DATA LISTING:
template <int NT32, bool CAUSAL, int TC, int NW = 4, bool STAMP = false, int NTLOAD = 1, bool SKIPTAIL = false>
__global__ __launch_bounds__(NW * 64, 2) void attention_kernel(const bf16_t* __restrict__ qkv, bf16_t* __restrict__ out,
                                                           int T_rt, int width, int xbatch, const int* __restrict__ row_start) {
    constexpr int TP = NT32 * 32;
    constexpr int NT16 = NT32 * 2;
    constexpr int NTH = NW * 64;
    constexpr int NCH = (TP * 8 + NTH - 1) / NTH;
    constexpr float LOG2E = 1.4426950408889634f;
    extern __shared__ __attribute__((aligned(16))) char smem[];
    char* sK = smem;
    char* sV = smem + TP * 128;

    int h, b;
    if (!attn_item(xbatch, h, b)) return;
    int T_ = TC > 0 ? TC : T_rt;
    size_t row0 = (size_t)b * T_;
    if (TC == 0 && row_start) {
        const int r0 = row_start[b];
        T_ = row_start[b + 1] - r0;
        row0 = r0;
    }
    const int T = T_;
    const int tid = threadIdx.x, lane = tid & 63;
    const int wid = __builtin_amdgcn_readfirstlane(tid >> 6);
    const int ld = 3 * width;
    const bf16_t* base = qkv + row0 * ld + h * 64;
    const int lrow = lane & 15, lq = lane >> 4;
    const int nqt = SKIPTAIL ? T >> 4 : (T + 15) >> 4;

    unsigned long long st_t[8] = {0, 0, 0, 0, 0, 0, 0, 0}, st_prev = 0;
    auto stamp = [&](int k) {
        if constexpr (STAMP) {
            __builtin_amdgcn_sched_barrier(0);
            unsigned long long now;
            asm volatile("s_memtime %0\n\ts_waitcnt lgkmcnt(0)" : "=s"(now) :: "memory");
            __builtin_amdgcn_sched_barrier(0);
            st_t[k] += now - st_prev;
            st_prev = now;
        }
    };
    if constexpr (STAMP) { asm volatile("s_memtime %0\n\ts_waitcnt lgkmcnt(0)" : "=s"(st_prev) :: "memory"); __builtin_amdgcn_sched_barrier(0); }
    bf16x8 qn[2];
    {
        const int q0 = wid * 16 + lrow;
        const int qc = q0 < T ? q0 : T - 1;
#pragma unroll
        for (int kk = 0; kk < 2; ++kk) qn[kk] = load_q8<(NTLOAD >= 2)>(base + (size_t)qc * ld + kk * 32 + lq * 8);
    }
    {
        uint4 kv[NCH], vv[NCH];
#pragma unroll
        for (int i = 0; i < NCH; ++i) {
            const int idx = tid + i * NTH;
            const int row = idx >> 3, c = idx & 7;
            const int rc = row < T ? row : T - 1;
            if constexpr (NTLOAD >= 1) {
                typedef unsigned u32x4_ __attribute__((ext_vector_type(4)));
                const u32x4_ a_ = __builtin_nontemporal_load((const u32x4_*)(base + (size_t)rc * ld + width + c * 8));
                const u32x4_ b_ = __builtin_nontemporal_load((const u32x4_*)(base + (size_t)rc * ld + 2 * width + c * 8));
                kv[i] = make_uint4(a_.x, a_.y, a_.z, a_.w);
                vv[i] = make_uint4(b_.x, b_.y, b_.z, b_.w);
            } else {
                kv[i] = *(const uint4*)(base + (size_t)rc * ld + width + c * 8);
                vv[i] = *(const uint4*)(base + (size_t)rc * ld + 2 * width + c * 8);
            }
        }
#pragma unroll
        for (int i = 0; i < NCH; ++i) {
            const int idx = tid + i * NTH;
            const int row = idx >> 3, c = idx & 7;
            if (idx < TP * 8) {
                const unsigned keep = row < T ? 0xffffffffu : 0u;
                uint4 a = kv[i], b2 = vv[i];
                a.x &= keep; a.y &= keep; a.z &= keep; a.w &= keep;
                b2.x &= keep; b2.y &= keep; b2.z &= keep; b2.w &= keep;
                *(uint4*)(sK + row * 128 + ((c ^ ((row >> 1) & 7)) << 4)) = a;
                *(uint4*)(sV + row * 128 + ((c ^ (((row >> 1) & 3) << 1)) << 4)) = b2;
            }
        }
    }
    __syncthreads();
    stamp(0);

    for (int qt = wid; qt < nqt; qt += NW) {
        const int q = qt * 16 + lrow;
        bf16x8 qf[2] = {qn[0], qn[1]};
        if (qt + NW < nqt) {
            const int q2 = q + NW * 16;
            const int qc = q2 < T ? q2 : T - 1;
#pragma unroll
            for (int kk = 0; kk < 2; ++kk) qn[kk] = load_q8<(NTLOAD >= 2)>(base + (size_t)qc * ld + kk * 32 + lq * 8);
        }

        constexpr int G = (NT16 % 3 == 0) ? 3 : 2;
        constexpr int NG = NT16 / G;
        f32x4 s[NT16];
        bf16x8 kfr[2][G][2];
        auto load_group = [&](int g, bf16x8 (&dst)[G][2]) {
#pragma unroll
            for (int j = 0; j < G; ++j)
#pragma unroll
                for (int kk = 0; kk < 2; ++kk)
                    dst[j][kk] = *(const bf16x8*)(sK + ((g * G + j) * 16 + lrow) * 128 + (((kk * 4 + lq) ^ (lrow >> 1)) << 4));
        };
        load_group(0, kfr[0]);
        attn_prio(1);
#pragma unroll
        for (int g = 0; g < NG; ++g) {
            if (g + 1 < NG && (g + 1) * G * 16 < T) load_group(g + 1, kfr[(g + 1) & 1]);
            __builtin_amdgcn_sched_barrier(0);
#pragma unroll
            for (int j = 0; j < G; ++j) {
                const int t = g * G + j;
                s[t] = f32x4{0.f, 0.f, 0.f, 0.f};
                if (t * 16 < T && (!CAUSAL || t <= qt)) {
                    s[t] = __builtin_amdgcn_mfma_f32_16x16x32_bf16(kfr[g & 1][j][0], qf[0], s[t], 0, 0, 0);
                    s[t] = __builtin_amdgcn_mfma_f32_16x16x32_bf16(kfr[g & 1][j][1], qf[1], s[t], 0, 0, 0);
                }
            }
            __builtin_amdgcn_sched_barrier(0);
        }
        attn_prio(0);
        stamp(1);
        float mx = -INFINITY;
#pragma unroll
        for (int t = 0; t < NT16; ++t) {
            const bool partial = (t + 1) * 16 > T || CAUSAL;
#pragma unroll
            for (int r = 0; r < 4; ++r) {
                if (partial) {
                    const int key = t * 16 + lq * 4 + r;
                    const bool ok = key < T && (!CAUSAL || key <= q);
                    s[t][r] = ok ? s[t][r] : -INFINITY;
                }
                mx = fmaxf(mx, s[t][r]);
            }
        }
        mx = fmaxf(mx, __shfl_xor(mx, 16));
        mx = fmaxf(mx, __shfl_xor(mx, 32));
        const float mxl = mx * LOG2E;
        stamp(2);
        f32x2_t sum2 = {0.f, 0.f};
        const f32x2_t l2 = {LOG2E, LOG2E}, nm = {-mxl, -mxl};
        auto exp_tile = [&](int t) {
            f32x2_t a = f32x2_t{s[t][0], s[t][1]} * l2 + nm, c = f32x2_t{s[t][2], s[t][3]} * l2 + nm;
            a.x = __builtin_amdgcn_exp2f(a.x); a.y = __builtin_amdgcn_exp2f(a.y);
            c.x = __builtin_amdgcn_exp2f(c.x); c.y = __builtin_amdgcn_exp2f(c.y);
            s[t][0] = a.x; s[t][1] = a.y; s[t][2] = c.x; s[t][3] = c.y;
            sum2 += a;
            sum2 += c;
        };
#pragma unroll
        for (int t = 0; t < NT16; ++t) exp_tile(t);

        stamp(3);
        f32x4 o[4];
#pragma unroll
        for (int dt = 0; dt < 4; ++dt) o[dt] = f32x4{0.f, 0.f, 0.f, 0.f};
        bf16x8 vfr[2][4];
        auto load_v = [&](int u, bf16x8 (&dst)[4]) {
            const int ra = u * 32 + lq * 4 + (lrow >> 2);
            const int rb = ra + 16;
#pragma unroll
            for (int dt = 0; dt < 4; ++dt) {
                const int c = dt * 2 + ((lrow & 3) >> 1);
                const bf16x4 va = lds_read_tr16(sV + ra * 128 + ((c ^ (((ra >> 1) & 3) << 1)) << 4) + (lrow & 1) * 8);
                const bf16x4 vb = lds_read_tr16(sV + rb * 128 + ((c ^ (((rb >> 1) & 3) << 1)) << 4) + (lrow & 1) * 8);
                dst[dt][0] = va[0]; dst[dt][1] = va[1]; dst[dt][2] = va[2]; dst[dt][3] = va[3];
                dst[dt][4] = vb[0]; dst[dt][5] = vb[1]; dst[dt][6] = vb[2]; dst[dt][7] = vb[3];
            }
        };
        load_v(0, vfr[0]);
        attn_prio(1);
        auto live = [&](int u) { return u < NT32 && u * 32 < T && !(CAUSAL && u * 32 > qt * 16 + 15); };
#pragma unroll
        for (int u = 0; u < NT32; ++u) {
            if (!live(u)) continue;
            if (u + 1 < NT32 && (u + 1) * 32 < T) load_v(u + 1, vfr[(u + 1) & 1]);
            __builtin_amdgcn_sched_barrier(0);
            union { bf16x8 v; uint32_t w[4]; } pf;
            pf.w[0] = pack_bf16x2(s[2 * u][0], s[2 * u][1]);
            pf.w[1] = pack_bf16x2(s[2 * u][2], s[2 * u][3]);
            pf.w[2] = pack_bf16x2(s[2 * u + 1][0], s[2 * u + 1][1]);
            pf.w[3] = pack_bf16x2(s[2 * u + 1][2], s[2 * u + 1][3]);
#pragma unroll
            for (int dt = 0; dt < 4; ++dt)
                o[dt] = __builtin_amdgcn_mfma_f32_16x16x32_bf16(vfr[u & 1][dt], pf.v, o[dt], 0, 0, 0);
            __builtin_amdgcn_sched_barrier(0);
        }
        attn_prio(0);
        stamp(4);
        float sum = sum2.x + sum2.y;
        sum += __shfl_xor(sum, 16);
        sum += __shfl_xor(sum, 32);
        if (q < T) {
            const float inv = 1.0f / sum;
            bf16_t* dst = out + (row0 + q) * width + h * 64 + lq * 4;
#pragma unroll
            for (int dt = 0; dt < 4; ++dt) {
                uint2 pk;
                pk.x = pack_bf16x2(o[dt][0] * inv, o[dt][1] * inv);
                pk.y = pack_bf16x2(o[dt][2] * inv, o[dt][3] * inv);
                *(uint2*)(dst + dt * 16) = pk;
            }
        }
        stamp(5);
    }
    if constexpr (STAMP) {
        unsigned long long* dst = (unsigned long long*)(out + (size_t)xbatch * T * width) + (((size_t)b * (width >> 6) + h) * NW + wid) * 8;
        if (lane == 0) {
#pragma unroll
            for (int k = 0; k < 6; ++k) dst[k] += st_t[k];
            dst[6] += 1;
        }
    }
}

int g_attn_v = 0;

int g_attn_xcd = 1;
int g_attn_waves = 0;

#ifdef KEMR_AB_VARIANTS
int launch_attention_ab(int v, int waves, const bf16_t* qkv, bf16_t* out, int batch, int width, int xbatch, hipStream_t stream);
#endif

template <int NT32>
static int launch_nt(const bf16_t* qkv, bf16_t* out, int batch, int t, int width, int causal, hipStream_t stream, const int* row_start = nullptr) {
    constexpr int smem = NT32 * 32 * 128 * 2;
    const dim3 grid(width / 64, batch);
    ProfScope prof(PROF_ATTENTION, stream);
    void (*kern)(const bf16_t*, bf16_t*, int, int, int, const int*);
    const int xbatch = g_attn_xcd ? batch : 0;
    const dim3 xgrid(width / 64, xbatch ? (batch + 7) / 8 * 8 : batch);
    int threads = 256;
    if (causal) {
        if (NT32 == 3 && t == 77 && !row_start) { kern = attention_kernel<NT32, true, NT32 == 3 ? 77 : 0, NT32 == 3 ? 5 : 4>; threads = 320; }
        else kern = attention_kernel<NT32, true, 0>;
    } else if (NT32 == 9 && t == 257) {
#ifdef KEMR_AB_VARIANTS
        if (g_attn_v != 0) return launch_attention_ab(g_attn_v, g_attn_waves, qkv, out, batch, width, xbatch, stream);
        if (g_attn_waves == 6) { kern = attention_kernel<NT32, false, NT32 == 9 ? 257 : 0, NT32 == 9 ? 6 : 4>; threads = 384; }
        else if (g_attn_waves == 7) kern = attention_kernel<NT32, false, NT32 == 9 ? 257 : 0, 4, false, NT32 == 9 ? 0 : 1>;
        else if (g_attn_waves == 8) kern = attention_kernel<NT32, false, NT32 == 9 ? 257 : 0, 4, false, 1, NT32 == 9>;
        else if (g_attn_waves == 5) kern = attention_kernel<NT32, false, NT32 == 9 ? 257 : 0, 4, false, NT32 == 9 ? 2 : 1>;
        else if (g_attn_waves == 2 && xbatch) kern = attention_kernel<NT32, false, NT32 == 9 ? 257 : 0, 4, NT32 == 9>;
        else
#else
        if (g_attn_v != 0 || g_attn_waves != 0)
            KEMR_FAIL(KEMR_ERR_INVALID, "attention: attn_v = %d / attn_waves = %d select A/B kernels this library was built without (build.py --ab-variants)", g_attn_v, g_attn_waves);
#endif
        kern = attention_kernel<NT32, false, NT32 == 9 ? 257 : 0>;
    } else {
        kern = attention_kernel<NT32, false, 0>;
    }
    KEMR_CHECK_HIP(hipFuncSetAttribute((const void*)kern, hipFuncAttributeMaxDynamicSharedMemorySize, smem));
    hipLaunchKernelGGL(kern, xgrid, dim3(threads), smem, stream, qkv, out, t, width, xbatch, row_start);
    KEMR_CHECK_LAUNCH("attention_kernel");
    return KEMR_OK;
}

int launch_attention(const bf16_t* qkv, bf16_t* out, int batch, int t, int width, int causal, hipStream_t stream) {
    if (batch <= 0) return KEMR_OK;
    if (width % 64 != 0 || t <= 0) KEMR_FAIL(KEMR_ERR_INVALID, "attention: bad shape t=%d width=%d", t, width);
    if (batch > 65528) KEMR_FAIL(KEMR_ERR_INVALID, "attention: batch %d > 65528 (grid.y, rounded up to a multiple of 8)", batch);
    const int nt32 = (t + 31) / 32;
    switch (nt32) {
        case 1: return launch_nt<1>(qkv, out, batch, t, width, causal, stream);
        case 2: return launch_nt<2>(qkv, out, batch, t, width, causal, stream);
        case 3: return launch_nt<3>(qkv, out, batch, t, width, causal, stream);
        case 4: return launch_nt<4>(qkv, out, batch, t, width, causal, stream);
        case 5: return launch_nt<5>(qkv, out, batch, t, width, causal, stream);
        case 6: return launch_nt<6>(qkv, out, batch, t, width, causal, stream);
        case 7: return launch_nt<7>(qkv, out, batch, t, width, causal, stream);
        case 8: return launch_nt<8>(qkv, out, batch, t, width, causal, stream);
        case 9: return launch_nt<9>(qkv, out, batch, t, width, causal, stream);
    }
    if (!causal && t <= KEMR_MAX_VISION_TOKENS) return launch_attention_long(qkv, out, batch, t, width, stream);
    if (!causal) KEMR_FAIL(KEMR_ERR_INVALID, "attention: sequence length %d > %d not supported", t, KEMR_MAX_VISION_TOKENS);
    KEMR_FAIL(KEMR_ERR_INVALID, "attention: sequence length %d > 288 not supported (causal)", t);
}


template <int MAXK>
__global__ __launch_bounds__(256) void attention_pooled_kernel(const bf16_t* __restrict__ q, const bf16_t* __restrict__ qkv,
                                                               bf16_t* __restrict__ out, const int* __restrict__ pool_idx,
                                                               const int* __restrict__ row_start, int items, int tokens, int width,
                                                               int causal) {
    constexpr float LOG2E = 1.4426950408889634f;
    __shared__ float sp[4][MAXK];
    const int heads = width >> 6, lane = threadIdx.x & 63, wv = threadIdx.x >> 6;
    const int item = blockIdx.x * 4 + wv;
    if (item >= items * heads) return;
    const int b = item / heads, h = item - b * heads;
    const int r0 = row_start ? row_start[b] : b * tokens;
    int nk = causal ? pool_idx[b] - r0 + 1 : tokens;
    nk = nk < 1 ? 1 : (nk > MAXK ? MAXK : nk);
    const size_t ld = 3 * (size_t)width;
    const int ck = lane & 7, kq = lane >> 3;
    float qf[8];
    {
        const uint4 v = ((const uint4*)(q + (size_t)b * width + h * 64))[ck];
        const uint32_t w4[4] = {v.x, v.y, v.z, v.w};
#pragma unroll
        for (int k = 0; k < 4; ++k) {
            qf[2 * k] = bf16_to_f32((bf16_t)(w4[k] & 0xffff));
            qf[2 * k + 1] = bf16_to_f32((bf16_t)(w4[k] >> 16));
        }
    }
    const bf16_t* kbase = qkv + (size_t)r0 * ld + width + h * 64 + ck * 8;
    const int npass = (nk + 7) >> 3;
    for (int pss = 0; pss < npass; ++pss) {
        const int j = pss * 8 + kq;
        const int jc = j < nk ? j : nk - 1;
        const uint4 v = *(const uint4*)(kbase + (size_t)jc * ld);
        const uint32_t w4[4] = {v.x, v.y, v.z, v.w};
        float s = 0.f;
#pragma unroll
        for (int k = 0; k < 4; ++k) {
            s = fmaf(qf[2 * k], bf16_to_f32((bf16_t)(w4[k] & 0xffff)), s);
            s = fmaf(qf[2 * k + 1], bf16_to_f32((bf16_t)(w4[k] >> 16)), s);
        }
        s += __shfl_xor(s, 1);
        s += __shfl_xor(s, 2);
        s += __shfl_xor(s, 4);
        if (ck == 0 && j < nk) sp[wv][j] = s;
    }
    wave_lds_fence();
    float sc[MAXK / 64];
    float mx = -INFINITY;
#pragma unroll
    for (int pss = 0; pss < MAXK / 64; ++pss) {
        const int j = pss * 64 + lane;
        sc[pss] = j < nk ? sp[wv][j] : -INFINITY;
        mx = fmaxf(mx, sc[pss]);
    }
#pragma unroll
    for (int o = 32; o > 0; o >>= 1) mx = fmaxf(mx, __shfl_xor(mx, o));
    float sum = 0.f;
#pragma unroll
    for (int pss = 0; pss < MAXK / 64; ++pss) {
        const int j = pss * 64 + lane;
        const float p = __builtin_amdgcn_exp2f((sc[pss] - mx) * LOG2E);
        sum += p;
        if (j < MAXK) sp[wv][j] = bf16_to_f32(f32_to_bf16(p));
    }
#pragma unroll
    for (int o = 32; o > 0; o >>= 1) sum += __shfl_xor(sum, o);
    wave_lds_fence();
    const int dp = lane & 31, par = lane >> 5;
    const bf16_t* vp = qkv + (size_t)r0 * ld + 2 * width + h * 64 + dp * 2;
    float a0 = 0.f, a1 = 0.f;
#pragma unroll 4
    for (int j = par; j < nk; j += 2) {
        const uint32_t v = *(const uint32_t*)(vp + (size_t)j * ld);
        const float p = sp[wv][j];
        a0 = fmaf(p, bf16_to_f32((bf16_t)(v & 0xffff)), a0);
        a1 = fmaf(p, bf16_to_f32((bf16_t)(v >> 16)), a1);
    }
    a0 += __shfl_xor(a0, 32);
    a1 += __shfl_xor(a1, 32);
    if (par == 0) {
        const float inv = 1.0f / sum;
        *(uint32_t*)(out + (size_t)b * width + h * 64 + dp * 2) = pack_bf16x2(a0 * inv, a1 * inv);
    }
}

TASK REQUIREMENTS:
With the line holding "s = fmaf(qf[2 * k], bf16_to_f32((bf16_t)(w4[k]" as the first and the line holding "const uint32_t v" as the last, set down that range of the entries above exactly, and nothing else.

EXPECTED ANSWER:
            s = fmaf(qf[2 * k], bf16_to_f32((bf16_t)(w4[k] & 0xffff)), s);
            s = fmaf(qf[2 * k + 1], bf16_to_f32((bf16_t)(w4[k] >> 16)), s);
        }
        s += __shfl_xor(s, 1);
        s += __shfl_xor(s, 2);
        s += __shfl_xor(s, 4);
        if (ck == 0 && j < nk) sp[wv][j] = s;
    }
    wave_lds_fence();
    float sc[MAXK / 64];
    float mx = -INFINITY;
#pragma unroll
    for (int pss = 0; pss < MAXK / 64; ++pss) {
        const int j = pss * 64 + lane;
        sc[pss] = j < nk ? sp[wv][j] : -INFINITY;
        mx = fmaxf(mx, sc[pss]);
    }
#pragma unroll
    for (int o = 32; o > 0; o >>= 1) mx = fmaxf(mx, __shfl_xor(mx, o));
    float sum = 0.f;
#pragma unroll
    for (int pss = 0; pss < MAXK / 64; ++pss) {
        const int j = pss * 64 + lane;
        const float p = __builtin_amdgcn_exp2f((sc[pss] - mx) * LOG2E);
        sum += p;
        if (j < MAXK) sp[wv][j] = bf16_to_f32(f32_to_bf16(p));
    }
#pragma unroll
    for (int o = 32; o > 0; o >>= 1) sum += __shfl_xor(sum, o);
    wave_lds_fence();
    const int dp = lane & 31, par = lane >> 5;
    const bf16_t* vp = qkv + (size_t)r0 * ld + 2 * width + h * 64 + dp * 2;
    float a0 = 0.f, a1 = 0.f;
#pragma unroll 4
    for (int j = par; j < nk; j += 2) {
        const uint32_t v = *(const uint32_t*)(vp + (size_t)j * ld);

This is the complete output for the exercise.